Task description —
The result should be every line of the listing that holds the word "mips".

Data for this exercise —

int recordSPD(trhip::DispatchCtx& ctx)
{
    const SPDConstants* k = (const SPDConstants*)ctx.constants(0, sizeof(SPDConstants));
    TRHIP_REQUIRE(k, "%s: push constants (SPDConstants, 32 bytes) missing", ctx.shaderName);
    uint32_t mip0 = 0;
    trhip_texture_t* tex = ctx.texture(TRHIP_BIND_TEXTURE_UAV, 2, &mip0);
    TRHIP_REQUIRE(tex, "%s: needs Texture_UAV u2 = HZB mip 0 (FFXHelpers.cpp:71)", ctx.shaderName);
    TRHIP_REQUIRE(mip0 == 0, "%s: u2 must be mip 0", ctx.shaderName);
    TRHIP_REQUIRE(tex->format == TRHIP_FORMAT_R16_FLOAT, "%s: HZB must be R16_FLOAT", ctx.shaderName);
    TRHIP_REQUIRE(k->mips == tex->mips - 1, "%s: SPDConstants.mips %u != HZB mips-1 %u (FFXHelpers.cpp:63-64)", ctx.shaderName, k->mips, tex->mips - 1);
    for (uint32_t i = 1; i < tex->mips; ++i) {
        uint32_t m = 0;
        trhip_texture_t* t = ctx.texture(TRHIP_BIND_TEXTURE_UAV, 2 + i, &m);
        TRHIP_REQUIRE(t == tex && m == i, "%s: UAV u%u must be HZB mip %u (FFXHelpers.cpp:76-81)", ctx.shaderName, 2 + i, i);
    }
    TRHIP_REQUIRE(!ctx.indirect, "%s: dispatched directly", ctx.shaderName);
    if (trhip_buffer_t* counter = ctx.buffer(TRHIP_BIND_STRUCTURED_UAV, 0)) ctx.cl->forgetUse(counter->ptr, ctx.cl->ops.size());
    const bool mx = ctx.variant == 2;
    SpdArgs a;
    memset(&a, 0, sizeof a);
    a.base = (_Float16*)tex->ptr;
    a.width = tex->width; a.height = tex->height; a.mips = tex->mips;
    for (uint32_t i = 0; i < tex->mips; ++i) a.mipOffset[i] = (uint32_t)(tex->mipOffset[i] / 2);
    if (tex->mips <= 1) return TRHIP_OK;

    uint32_t first = 0;
    const bool tiled = (tex->width % 64 == 0) && (tex->height % 64 == 0);
    const trhip_cmdlist_t::Peephole ph = ctx.cl->peephole;
    const MinMaxNote* note = (ph.kind && !strcmp(ph.kind, "minmaxdownsample") && ph.op == ctx.cl->ops.size() - 1 && ph.op != SIZE_MAX) ? (const MinMaxNote*)ph.data.get() : nullptr;
    const bool fuse = tiled && note && note->out == a.base + a.mipOffset[0] && note->ow == tex->width && note->oh == tex->height && note->mx == mx
                      && ctx.cl->ops.back().lane == 0;
    if (fuse) {
        const MinMaxNote n = *note;
        const uint32_t lastMip = tex->mips - 1 < 6 ? tex->mips - 1 : 6;
        ctx.cl->ops.pop_back();
        ctx.emit("depth_tile", [a, n, lastMip, mx](hipStream_t s) {
            dim3 grid(a.width / 64, a.height / 64);
            if (mx) TRHIP_LAUNCH(hzbDepthTileKernel<true>, grid, dim3(256), 0, s, n.depth, n.W, n.H, a, lastMip);
            else TRHIP_LAUNCH(hzbDepthTileKernel<false>, grid, dim3(256), 0, s, n.depth, n.W, n.H, a, lastMip);
            return trhip::launchStatus("hzbDepthTileKernel"); });
        first = lastMip;
    } else if (tiled) {
        const uint32_t lastMip = tex->mips - 1 < 6 ? tex->mips - 1 : 6;
        ctx.emit("tile", [a, lastMip, mx](hipStream_t s) {
            dim3 grid(a.width / 64, a.height / 64);
            if (mx) TRHIP_LAUNCH(spdTileKernel<true>, grid, dim3(256), 0, s, a, lastMip);
            else TRHIP_LAUNCH(spdTileKernel<false>, grid, dim3(256), 0, s, a, lastMip);
            return trhip::launchStatus("spdTileKernel"); });
        first = lastMip;
    }
    while ((uint64_t)tex->mipW(first) * tex->mipH(first) > 64 * 64 && first + 1 < tex->mips) {
        const uint32_t mip = first + 1;
        const uint32_t texels = tex->mipW(mip) * tex->mipH(mip);
        ctx.emit("mip", [a, mip, texels, mx](hipStream_t s) {
            if (mx) TRHIP_LAUNCH(spdMipKernel<true>, dim3((texels + 255u) / 256u), dim3(256), 0, s, a, mip);
            else TRHIP_LAUNCH(spdMipKernel<false>, dim3((texels + 255u) / 256u), dim3(256), 0, s, a, mip);
            return trhip::launchStatus("spdMipKernel"); });
        first = mip;
    }
    if (first + 1 < tex->mips) {
        ctx.emit("tail", [a, first, mx](hipStream_t s) {
            if (mx) TRHIP_LAUNCH(spdTailKernel<true>, dim3(1), dim3(1024), 0, s, a, first);
            else TRHIP_LAUNCH(spdTailKernel<false>, dim3(1), dim3(1024), 0, s, a, first);
            return trhip::launchStatus("spdTailKernel"); });
    }
    return TRHIP_OK;
}

}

Solution —
    TRHIP_REQUIRE(k->mips == tex->mips - 1, "%s: SPDConstants.mips %u != HZB mips-1 %u (FFXHelpers.cpp:63-64)", ctx.shaderName, k->mips, tex->mips - 1);
    for (uint32_t i = 1; i < tex->mips; ++i) {
    a.width = tex->width; a.height = tex->height; a.mips = tex->mips;
    for (uint32_t i = 0; i < tex->mips; ++i) a.mipOffset[i] = (uint32_t)(tex->mipOffset[i] / 2);
    if (tex->mips <= 1) return TRHIP_OK;
        const uint32_t lastMip = tex->mips - 1 < 6 ? tex->mips - 1 : 6;
        const uint32_t lastMip = tex->mips - 1 < 6 ? tex->mips - 1 : 6;
    while ((uint64_t)tex->mipW(first) * tex->mipH(first) > 64 * 64 && first + 1 < tex->mips) {
    if (first + 1 < tex->mips) {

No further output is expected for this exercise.